Un écosystème tout entier se retrouve sacrifié au regard des enjeux économiques, sociaux et concurrentiels engendrés. Près de 400 collaborateurs et prestataires de C8 s’apprêtent à perdre leur emploi ou à le voir menacé.
Cette décision est d’autant plus incompréhensible que 4 fréquences, autrefois occupées par les chaînes payantes du groupe CANAL+, restent disponibles.
Le groupe CANAL+ est fier du travail et de l’engagement des collaborateurs et partenaires de C8 qui ont contribué à son succès, celui d’une chaîne incarnée qui a porté une multitude de formats, d’une chaîne ouverte et populaire qui a prouvé sa vivacité.
C8 remercie très chaleureusement son public de l’avoir accompagnée et soutenue tout au long de ces dernières années. Elle tient enfin à exprimer sa profonde gratitude envers l’ensemble de ses talents. Leur engagement et leur passion ont contribué à créer une chaîne unique qui a marqué et marquera le paysage audiovisuel français ».
La réaction de Cyril Hanouna :
Certains se réjouissent en disant, que Cyril Hanouna va disparaître ! Il y a quand même de sacrés crétins. Mais on risque de me voir encore plus qu'avant, j'ai encore plus de propositions qu'avant. Mon seul soucis c'est garder les mêmes équipes qu'aujourd'hui. Cette décision c'est zéro surprise, car on n'avait aucun espoir et on a anticipé.
On a bien sûr travaillé avec de nombreux groupes pour faire une autre émission, voire la même.
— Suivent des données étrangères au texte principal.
MRE_DEV void q_store(float* p, float v) {
  __hip_atomic_store(reinterpret_cast<int*>(p), __float_as_int(v), __ATOMIC_RELAXED, __HIP_MEMORY_SCOPE_AGENT);
}
MRE_DEV void q_store(int* p, int v) { __hip_atomic_store(p, v, __ATOMIC_RELAXED, __HIP_MEMORY_SCOPE_AGENT); }
template <bool WT>
MRE_DEV void travel_store(float* p, float v) {
  if (WT) q_store(p, v); else *p = v;
}
typedef unsigned q_u32x4 __attribute__((ext_vector_type(4)));
MRE_DEV void q_store_row(float* row, const float* src, int n, int l, bool zero_last = false) {
  const __amdgpu_buffer_rsrc_t rsrc = __builtin_amdgcn_make_buffer_rsrc(row, 0, n * 4, 0x00020000);
  if (4 * l < n) {
    q_u32x4 v;
    v.x = __float_as_uint(src[4 * l]); v.y = __float_as_uint(src[4 * l + 1]); v.z = __float_as_uint(src[4 * l + 2]);
    v.w = zero_last && 4 * l + 4 == n ? 0u : __float_as_uint(src[4 * l + 3]);
    __builtin_amdgcn_raw_buffer_store_b128(v, rsrc, 16 * l, 0, 16 );
  }
}

template <bool WT>
MRE_PHASE_FN void integrate(ModelP M, Sm& s, int l, unsigned flags, bool polished, float* clo) {
  const float h = M->opt_rec.timestep;
  const auto* DR = &M->dof_rec[l < NV ? l : 0];
  const int dof_b = DR->body, dof_pid = DR->propid;
  const auto* BR = &M->body_rec[l < NB ? l : 0];
  const int body_qa = BR->qposadr, body_da = BR->dofadr, body_pid = BR->propid;
  const bool freeze = (flags & F_FREEZE_ROBOT) != 0;
  float vl_in = 0.f, ql_in[7] = {0.f, 0.f, 0.f, 0.f, 0.f, 0.f, 0.f};
  if (clo != nullptr) {
    if (l >= NRV && l < NV) vl_in = clo[(QFINE_CUBE_V - QFINE_CUBE_Q) + (l - NRV)];
    if (l >= NRB && l < NB) {
#pragma unroll
      for (int k = 0; k < 7; k++) ql_in[k] = clo[7 * (l - NRB) + k];
    }
  }
  keep_live(dof_pid); keep_live(body_pid); keep_live(body_qa); keep_live(body_da);
  if (l < NV) {
    const int b = dof_b;
    if (b < NRB) {
      if (!freeze) {
#ifdef MRE_NEWTON
        const double acc = polished ? reinterpret_cast<const double*>(&s.nw_Mv[0])[l] : (double)s.qacc[l];
        const double v = robot_v(s, l) + (double)h * (acc + (double)s.scratch[l]);
#else
        const double v = robot_v(s, l) + (double)h * (double)s.scratch[l];
#endif
        const float hi = (float)v;
        s.qvel[l] = hi; s.qlo[QFINE / 2 + l] = (float)(v - (double)hi);
      }
    } else if (prop_is_active(s, dof_pid)) {
      if (clo != nullptr) {
        float* const vl = clo + (QFINE_CUBE_V - QFINE_CUBE_Q) + (l - NRV);
        const double v = (double)s.qvel[l] + (double)vl_in + (double)h * (double)s.qacc[l];
        const float hi = (float)v, lo = (float)(v - (double)hi);
        s.qvel[l] = hi; travel_store<WT>(vl, lo);
        s.scratch[l] = lo;
      } else {
        s.qvel[l] += h * s.qacc[l];
      }
    }
  }
  MRE_SYNC();
  if (l >= 1 && l < NB) {
    const int b = l, qa = body_qa, da = body_da;
    if (b < NRB) {
      if (!freeze) {
        const double q = robot_q(s, qa) + (double)h * robot_v(s, da);
        const float hi = (float)q;
        s.qpos[qa] = hi; s.qlo[qa] = (float)(q - (double)hi);
      }
    } else if (prop_is_active(s, body_pid) && clo != nullptr) {
      float* const ql = clo + 7 * (b - NRB);
      double vv[6];
      for (int k = 0; k < 6; k++) vv[k] = (double)s.qvel[da + k] + (double)s.scratch[da + k];
      for (int k = 0; k < 3; k++) {
        const double x = (double)s.qpos[qa + k] + (double)ql_in[k] + (double)h * vv[k];
        const float hi = (float)x;
        s.qpos[qa + k] = hi; travel_store<WT>(ql + k, (float)(x - (double)hi));
      }
      double q0[4], qn[4];
      for (int k = 0; k < 4; k++) q0[k] = (double)s.qpos[qa + 3 + k] + (double)ql_in[3 + k];
      const double wn2 = vv[3] * vv[3] + vv[4] * vv[4] + vv[5] * vv[5];
      if (wn2 > 1e-60) {
        const double inv = rsq64(wn2), half = 0.5 * (double)h * wn2 * inv;
        double sn, cs;
        sincos_poly_d(half, sn, cs);
        const double ax = vv[3] * inv * sn, ay = vv[4] * inv * sn, az = vv[5] * inv * sn;
        qn[0] = q0[0] * cs - q0[1] * ax - q0[2] * ay - q0[3] * az;
        qn[1] = q0[0] * ax + q0[1] * cs + q0[2] * az - q0[3] * ay;
        qn[2] = q0[0] * ay - q0[1] * az + q0[2] * cs + q0[3] * ax;
        qn[3] = q0[0] * az + q0[1] * ay - q0[2] * ax + q0[3] * cs;
      } else {
        for (int k = 0; k < 4; k++) qn[k] = q0[k];
      }
      const double nn = qn[0] * qn[0] + qn[1] * qn[1] + qn[2] * qn[2] + qn[3] * qn[3];
      const double sc = nn > 1e-30 ? rsq64(nn) : 1.0;
      for (int k = 0; k < 4; k++) {
        const double x = qn[k] * sc;
        const float hi = (float)x;
        s.qpos[qa + 3 + k] = hi; travel_store<WT>(ql + 3 + k, (float)(x - (double)hi));
      }
    } else if (prop_is_active(s, body_pid)) {
      for (int k = 0; k < 3; k++) s.qpos[qa + k] += h * s.qvel[da + k];
      float w[3] = {s.qvel[da + 3], s.qvel[da + 4], s.qvel[da + 5]};
      const float ang = v3normalize(w) * h;
      float qr[4], qn[4], q0[4];
      axisangle2q(qr, w, ang);
      for (int k = 0; k < 4; k++) q0[k] = s.qpos[qa + 3 + k];
      qmul(qn, q0, qr);
      qnormalize(qn);
      for (int k = 0; k < 4; k++) s.qpos[qa + 3 + k] = qn[k];
    }
  }
  MRE_SYNC();
}
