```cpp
template <int CIN, int BN, int BM, int NS, int SUB, int OCC, int MODE>
__global__ __launch_bounds__(BM * 2, OCC) void conv3x3_halo_kernel(const ConvParams p_launch, int patch_bytes) {
    const ConvParams p = conv_group_params(p_launch);
    constexpr int NT = BM * 2, NWAVES = NT / 64;
    constexpr int ROWB = CIN * 2;
    constexpr int CPR = ROWB / 16;
    constexpr int PROWS = 1024 / ROWB;
    constexpr int CB = CIN / 64;
    constexpr int NKT = 9 * CB;
    constexpr int NSTEPS = NKT / SUB;
    constexpr bool RESIDENT = NS >= NSTEPS;
    constexpr int WAVES_M = BM / 64, WAVES_N = 2;
    constexpr int WTM = 64, WTN = BN / WAVES_N;
    constexpr int TM = WTM / 16, TN = WTN / 16;
    constexpr int B_BYTES = BN * 128;
    constexpr int BR = B_BYTES / 1024 / NWAVES;
    constexpr int OUT_LD = BN + 4;
    static_assert(NKT % SUB == 0 && BR >= 1 && WAVES_M * WAVES_N == NWAVES, "tile shape");
    extern __shared__ __attribute__((aligned(16))) unsigned char hsm[];
    unsigned char* const Bring = hsm + patch_bytes;
    float* const bias_s = (float*)(Bring + NS * SUB * B_BYTES);
    const uint32_t zero_off = ((uint32_t)(patch_bytes + NS * SUB * B_BYTES + BN * 5) + 255u) & ~255u;

    const int tid = threadIdx.x, lane = tid & 63, wave = tid >> 6;
    const int wm = wave / WAVES_N, wn = wave % WAVES_N;
    const int wave_u = __builtin_amdgcn_readfirstlane(wave);
    const int nwg = gridDim.x;
    int tile;
    {
        const int b = blockIdx.x, xcd = b & 7, q = nwg >> 3, r = nwg & 7;
        tile = (xcd < r ? xcd * (q + 1) : r * (q + 1) + (xcd - r) * q) + (b >> 3);
    }
    const int m0 = tile * BM;
    if (FAV_DBG(p) && tid == 0) FAV_DBG(p)[blockIdx.x * 4ull] = wall_clock64();
    if (tid < BN) bias_s[(tid >> 4) * 20 + (tid & 15)] = p.bias[tid];
    if (tid < 64) ((uint32_t*)(hsm + zero_off))[tid] = 0u;

    const uint32_t lds_base =
        __builtin_amdgcn_readfirstlane((uint32_t)(uintptr_t)(const __attribute__((address_space(3))) void*)hsm);
    const int W = p.W;
    const long long g0 = (long long)m0 - W - 1;
    const long long gbase = g0 > 0 ? g0 : 0;
    const __amdgpu_buffer_rsrc_t srd_a =
        __builtin_amdgcn_make_buffer_rsrc((void*)(p.x + gbase * CIN), 0, 0x7FFFFFFF, 0x00020000);
    constexpr uint32_t OOB = 0x80000000u;
    {
        const int npieces = patch_bytes >> 10;
        const int lrow = lane / CPR, lslot = lane % CPR;
        for (int j = wave_u; j < npieces; j += NWAVES) {
            const int q = j * PROWS + lrow;
            const int sw = (CPR == 8) ? (q & 7) : ((q & 7) | ((q & 1) << 3));
            const long long g = g0 + q;
            const bool ok = g >= 0 && g < (long long)p.M;
            const uint32_t voff = ok ? (uint32_t)((g - gbase) * ROWB + ((lslot ^ sw) << 4)) : OOB;
            lds_dma16(srd_a, voff, 0u, __builtin_amdgcn_readfirstlane(lds_base + (uint32_t)j * 1024u));
        }
    }
    const __amdgpu_buffer_rsrc_t srd_b =
        __builtin_amdgcn_make_buffer_rsrc((void*)p.w, 0, BN * p.K * 2, 0x00020000);
    uint32_t b_voff[BR];
    {
        const int lrow = lane >> 3, lch = (lane & 7) ^ (lrow & 7);
#pragma unroll
        for (int i = 0; i < BR; ++i) b_voff[i] = (uint32_t)((((wave * BR + i) * 8 + lrow) * p.K + lch * 8) * 2);
    }
    const uint32_t lds_b = lds_base + (uint32_t)patch_bytes + wave_u * (BR * 1024);
#define FAV_HSTAGE(BUF, STEP)                                                                          \
    do {                                                                                               \
        _Pragma("unroll") for (int u = 0; u < SUB; ++u)                                                \
            _Pragma("unroll") for (int i = 0; i < BR; ++i)                                             \
                lds_dma16(srd_b, b_voff[i], (uint32_t)(((STEP) * SUB + u) * 128),                      \
                          __builtin_amdgcn_readfirstlane(lds_b + ((BUF) * SUB + u) * B_BYTES + i * 1024)); \
    } while (0)
    constexpr int PIECES = BR * SUB;
    if (RESIDENT) {
#pragma unroll
        for (int t = 0; t < NSTEPS; ++t) FAV_HSTAGE(t, t);
    } else {
// ... 2310 lines not shown
```

### failure_aware_vision_amd/csrc/fav_route.hpp

```cpp
#pragma once

#include <cmath>
#include <cstdarg>
#include <cstdio>
#include <string>

#include "fav_plan.hpp"

namespace fav_route {

using namespace fav_plan;

enum RouteKind { ROUTE_NONE = 0, ROUTE_CONV_IGEMM, ROUTE_CONV_HALO, ROUTE_PROJ, ROUTE_TAIL, ROUTE_ATTENTION, ROUTE_ENTRY_REDUCE, ROUTE_STEM_POOL };

struct Route {
    int kind = ROUTE_NONE;
    int a[8] = {0, 0, 0, 0, 0, 0, 0, 0};
    bool fresh = true;
    const char* refusal = nullptr;
    unsigned grid = 0; int groups = 1;
    int block = 0, lds = 0;
    int patch_bytes = 0;
    int Ho = 0, Wo = 0, M = 0;
    int K = 0, nk = 0, tiles_m = 0, tiles_n = 0, stage_mid = 0;
    int rs_T = 0, rs_tps = 0;
    TailGeom geom = {};
};
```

C'est une énorme supercherie cette décision, mais on joue le jeu bien sûr ! Mais ils ont voulu m'éliminer et on va me voir encore plus qu'avant à la télé et même encore plus à la radio !
La réaction du groupe NRJ :
« NRJ GROUP et NRJ 12, chaîne pionnière de la TNT, déplorent la décision du Conseil d’Etat qui rejette leur recours contre les décisions de l’ARCOM d’évincer la chaîne NRJ 12 de la TNT et de geler, en cours de procédure, les quatre fréquences pourtant rendues disponibles par le retrait des chaînes payantes du Groupe Canal +.
Cette décision va avoir un impact négatif sur l’activité du pôle Télévision du groupe NRJ. Un Conseil d’administration de NRJ GROUP se réunira le 27 février afin d’examiner les conséquences de cette décision et le plan d’action à mettre en place pour y répondre.
NRJ GROUP publiera le 27 février un communiqué financier et tiendra une conférence à destination des analystes et investisseurs afin de présenter les implications financières de cette décision.
NRJ GROUP et NRJ 12 restent pleinement mobilisées pour faire constater, au niveau européen, l’irrégularité des décisions prises à leur encontre et obtenir la réparation du préjudice important que celles-ci lui ont causé ».
La vie de C8
C8, chaîne de télévision française appartenant au groupe Canal+, a été lancée le 31 mars 2005 sous le nom de Direct 8 par le groupe Bolloré. Elle se voulait à l’origine une chaîne généraliste proposant des programmes variés, souvent en direct, et mettant en avant des thématiques comme la culture, le débat et le divertissement. Son modèle économique reposait sur une diffusion gratuite via la TNT, avec un financement principalement issu de la publicité.
En 2012, le groupe Canal+ rachète Direct 8 et la renomme D8 en octobre de la même année. La chaîne adopte alors une ligne éditoriale plus ambitieuse, cherchant à concurrencer les grandes chaînes gratuites comme TF1 et M6. De nouveaux programmes voient le jour, notamment des talk-shows, des magazines et des émissions de divertissement. C’est aussi à cette période que la chaîne mise fortement sur des figures emblématiques comme Cyril Hanouna, dont l’émission Touche Pas à Mon Poste ! (TPMP) devient rapidement un succès d’audience.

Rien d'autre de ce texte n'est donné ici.